ONE TO FIVE MINUTE BITES

  • By necessity, most asthma education is unscheduled and takes place in one to five minute bites.
  • For this reason, every professional who comes into contact with parents and patients should have the knowledge to answer basic asthma questions and the skill to instruct patients in the use of devices, diaries and asthma action plans.

CONSISTENCY
A practice must work as an integrated system to attain maximum efficiency and effectiveness. All staff must agree on the essentials of asthma treatment and education. If they don’t, they will waste their time and that of their patients explaining why their approach differs from that of others.

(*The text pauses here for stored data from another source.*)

@@ -1698,7 +1783,7 @@
     A.branch_parent = branch_parent; A.branch_off = branch_off; A.branch_len = branch_len; A.n_branches = n_branches;
     A.path_verts = path_verts; A.branch_of = branch_of;
     A.dist_ord = s.dist_ord; A.stamp = s.stamp; A.q0 = s.q0; A.q1 = s.q1; A.term_bits = s.term_bits; A.help_bits = s.term_bits + sk_term_words(m, n_comp); A.pr = s.pr;
-    A.best = s.best; A.touched = s.touched; A.anc = s.anc; A.cnt = s.cnt; A.fcnt = s.cnt + 8;
+    A.best = s.best; A.touched = s.touched; A.anc = s.anc; A.cnt = s.cnt; A.fcnt = s.cnt + 8; A.fovf = s.cnt + SK_CNT_WORDS - 1;
     A.fseg = (unsigned)sk_fseg(m, n_comp);
     A.s_done = s.s_done; A.s_len = s.s_len; A.s_cur_id = s.s_cur_id; A.s_cur_off = s.s_cur_off; A.s_nb = s.s_nb;
     A.s_total = s.s_total; A.s_rp = s.s_rp; A.s_ntouched = s.s_ntouched;
@@ -1725,8 +1810,27 @@
 
     const unsigned vg = sk_vgrid(m);
     const unsigned fg = (unsigned)st_min64(st_div_up(m, SK_WIDE_BLOCK), T.sssp_blocks);
-    unsigned h[8 + 3 * (SK_FS + 1)];
-    int64_t sssp_rounds = 0;
+    const int nblk = (int)st_min64((int64_t)n_comp + st_div_up(m, 1024), (int64_t)n_comp * SK_MAX_CLAIM_BLOCKS);
+    const int overlap = (stages & 4) ? T.overlap : 0;
+    SkSideLease side;
+    if (overlap) ST_TRY(side.take(stream));
+    A.n_helpers = (stages & 4) ? lease.n : 0;
+    auto prepare_selection = [&](hipStream_t st) -> int {
+        hipLaunchKernelGGL(k_sk_blk_tables, dim3(1), dim3(1024), 0, st, A, s.blk_comp, s.blk_first, s.blk_count, nblk);
+        hipLaunchKernelGGL(k_sk_helper_tables, dim3(1), dim3(64), 0, st, A, s.hl_comp, s.hl_rank, s.c_nhelp);
+        ST_TRY(st_grid_build(pts, m, grid_cell, sk_grid_cells(nseg, m), s.g, s.cell_start, s.recs, s.gws, s.gws_bytes, st,
+                             grid_cell < 0.0f ? -1.0f : 0.0f, grid_cell < 0.0f ? rad : nullptr, grid_cell < 0.0f ? m : 0,
+                             vert_seg_off, nseg, vert_seg_off, T.grid_mean_mult));
+        (void)hipMemsetAsync(s.term_bits, 0, 2 * sk_term_words(m, n_comp) * sizeof(unsigned), st);
+        hipLaunchKernelGGL(k_sk_pr_init, dim3(vg), dim3(SK_WIDE_BLOCK), 0, st, A);
+        return ST_OK;
+    };
+    if (overlap == 2) {
+        side.fork(0);
+        ST_TRY(prepare_selection(side.stream()));
+    }
+    unsigned h[SK_CNT_WORDS];
+    int64_t sssp_rounds = 0, sssp_overflows = 0;
     const bool defer_plateaus = (stages & 1) && (stages & 4) && !(stages & 2);
     auto resolve_plateaus = [&](unsigned unresolved) -> int {
         unsigned round = 2;
@@ -1754,7 +1858,7 @@
             hipLaunchKernelGGL(k_sk_sssp_coop, dim3(cg), dim3(SK_WIDE_BLOCK), 0, stream, A, T.sssp_hops, T.sssp_lanes, T.sssp_lcap, s.coop_bar, 1 << 24);
             unsigned hb[4];
             ST_TRY(sk_read(hb, s.coop_bar, sizeof(hb), stream));
-            if (hb[1] == 0u) { coop_done = true; sssp_rounds = hb[2]; }
+            if (hb[1] == 0u) { coop_done = true; sssp_rounds = hb[2]; sssp_overflows = hb[3]; }
             else {
                 hipLaunchKernelGGL(k_sk_init, dim3(vg), dim3(SK_WIDE_BLOCK), 0, stream, A);
                 hipLaunchKernelGGL(k_sk_roots, dim3((unsigned)n_comp), dim3((unsigned)block_threads), 0, stream, A);
@@ -1766,14 +1870,14 @@
                 hipLaunchKernelGGL(k_sk_sssp_round, dim3(fg), dim3(SK_WIDE_BLOCK), 0, stream, A, r, T.sssp_hops, T.sssp_lanes, T.sssp_lcap);
             ST_TRY(sk_read(h, s.cnt, sizeof(h), stream));
             sssp_rounds = r;
+            sssp_overflows = h[SK_CNT_WORDS - 1];
             unsigned left = 0;
             for (int i = 0; i <= SK_FS; i++) left |= h[8 + (r % 3) * (SK_FS + 1) + i];
             if (left == 0) break;
             ST_REQUIRE(r < (1 << 24), "skeleton: SSSP did not converge");
         }
-        hipLaunchKernelGGL(k_sk_dist_out, dim3(vg), dim3(SK_WIDE_BLOCK), 0, stream, A);
         hipLaunchKernelGGL(k_sk_preds, dim3((unsigned)st_min64(st_div_up(m * SK_PRED_LANES, SK_WIDE_BLOCK), 8192)), dim3(SK_WIDE_BLOCK), 0, stream, A);
-        if (stats_host) stats_host[0] = sssp_rounds;
+        if (stats_host) { stats_host[0] = sssp_rounds; stats_host[10] = sssp_overflows; }
         return ST_OK;
     };
     if (stages & 1) {
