# asarigun/mma

Hardware: AMD Instinct MI355X
Metric: aggregated edges/sec (fwd+bwd) MultiMaskConv (higher is better)
Workload: dtype f32

## Files before the change

include/mma_amd.h:

```cpp
#ifndef MMA_AMD_H
#define MMA_AMD_H

#include <stdint.h>

#ifdef __cplusplus
extern "C" {
#endif

#define MMA_ABI_VERSION 36
#define MMA_MAX_K 8

enum {
  MMA_KIND_SUM = 0,
  MMA_KIND_MEAN = 1,
  MMA_KIND_MAX = 2,
  MMA_KIND_MIN = 3,
  MMA_KIND_SOFTMAX = 4,
  MMA_KIND_SOFTMIN = 5
};
enum { MMA_ACT_SIGMOID = 0, MMA_ACT_RAW = 1 };

enum { MMA_DROP_NONE = 0, MMA_DROP_HASH = 1, MMA_DROP_EXPLICIT = 2 };

int mma_abi_version(void);
const char* mma_last_error(void);
const char* mma_build_stamp(void);

int mma_nc_fused_fwd(
    const float* x, int64_t ldx,
    const float* P, int64_t ldp,
    const float* Q, int64_t ldq,
    const int32_t* rowptr,
    const int32_t* col,
    const int32_t* items, int64_t n_items,
    int64_t n_wave_items,
    const int32_t* hubs, int64_t n_hubs,
    float* partial, int64_t n_slots,
    float* m,
    float* m_sum, int64_t ldms,
    float* T, uint8_t* sel, int64_t ldt,
    float* crow, int64_t ldc,
    int64_t N, int64_t E, int32_t H, int32_t K,
    const uint8_t* kind_host, const uint8_t* act_host,
    int32_t drop_mode, uint32_t drop_thr, uint64_t seed,
    const uint64_t* seed_dev,
    int64_t drop_edge_base,
    const uint8_t* keep,
    int32_t* sync,
    void* stream);

int mma_nc_bwd_node(
    const float* g, int64_t g_kstride, int64_t ldgr,
    const uint8_t* sel, const float* T, int64_t ldt, const int32_t* rowptr,
    float* gs, int64_t ldgs,
    const float* crow, int64_t ldc,
    float* gP, int64_t ldgp, float* gxs, int64_t ldgx,
    float* row_max,
    int64_t N, int32_t H, int32_t K, const uint8_t* kind_host, void* stream);
int64_t mma_nc_crow_floats(int32_t H, int32_t K, const uint8_t* kind_host);

int mma_nc_fused_bwd(
    const float* x, int64_t ldx, const float* P, int64_t ldp, const float* Q, int64_t ldq,
    const float* gs, int64_t ldg,
    const float* g, int64_t ldgg,
    const float* crow, int64_t ldc,
    const uint8_t* kind_host,
    const float* gxs, int64_t ldgx,
    const float* T, int64_t ldt,
    float* gP, int64_t ldgp, int64_t n_targets,
    const int32_t* t_col, const int32_t* t_eid,
    const int32_t* items, int64_t n_items, int64_t n_wave_items, const int32_t* hubs, int64_t n_hubs,
    float* partial, int64_t n_slots,
    float* gQ, int64_t ldgq, float* gx, int64_t ldgxo,
    float* row_max,
    int64_t N, int64_t E, int32_t H, int32_t K,
    const uint8_t* act_host,
    int32_t drop_mode, uint32_t drop_thr, uint64_t seed, const uint64_t* seed_dev, int64_t drop_edge_base, const uint8_t* keep,
    int32_t* sync,
    void* stream);

int mma_csr_spmm(
    const int32_t* rowptr, const int32_t* col, const float* val,
    const float* B, int64_t ldb, int64_t rows_per_block, int32_t K,
    const float* bias, float* out, int64_t ldo,
    int64_t n_rows, int32_t C, void* stream);
int mma_csr_spmm_rm(
    const int32_t* rowptr, const int32_t* col, const float* val,
    const float* B, int64_t ldb, int64_t rows_per_block, int32_t K,
    const float* bias, float* out, int64_t ldo,
    int64_t n_rows, int32_t C, float* row_max, void* stream);
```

Consider trying some of the following:

  • Vocabulary. All staff should use the same words when you talk to patients.
  • Use of a single term will speed teaching and learning.
  • Written materials. When choosing a booklet, diary or action plan, pick one that matches your words and the other material that you use. This will simplify teaching and learning and enable parents to continue their learning at home.
  • Equipment. Use as few types as possible. This will make teaching and troubleshooting easier.
  • Medicines. Limit your choices to the essentials. This will streamline instruction and reduce errors by staff and patients.
  • Education. Start with basic information and then build on it.
  • Educate at every patient contact.
  • Encourage patients to learn by reading and by analyzing their diaries at home.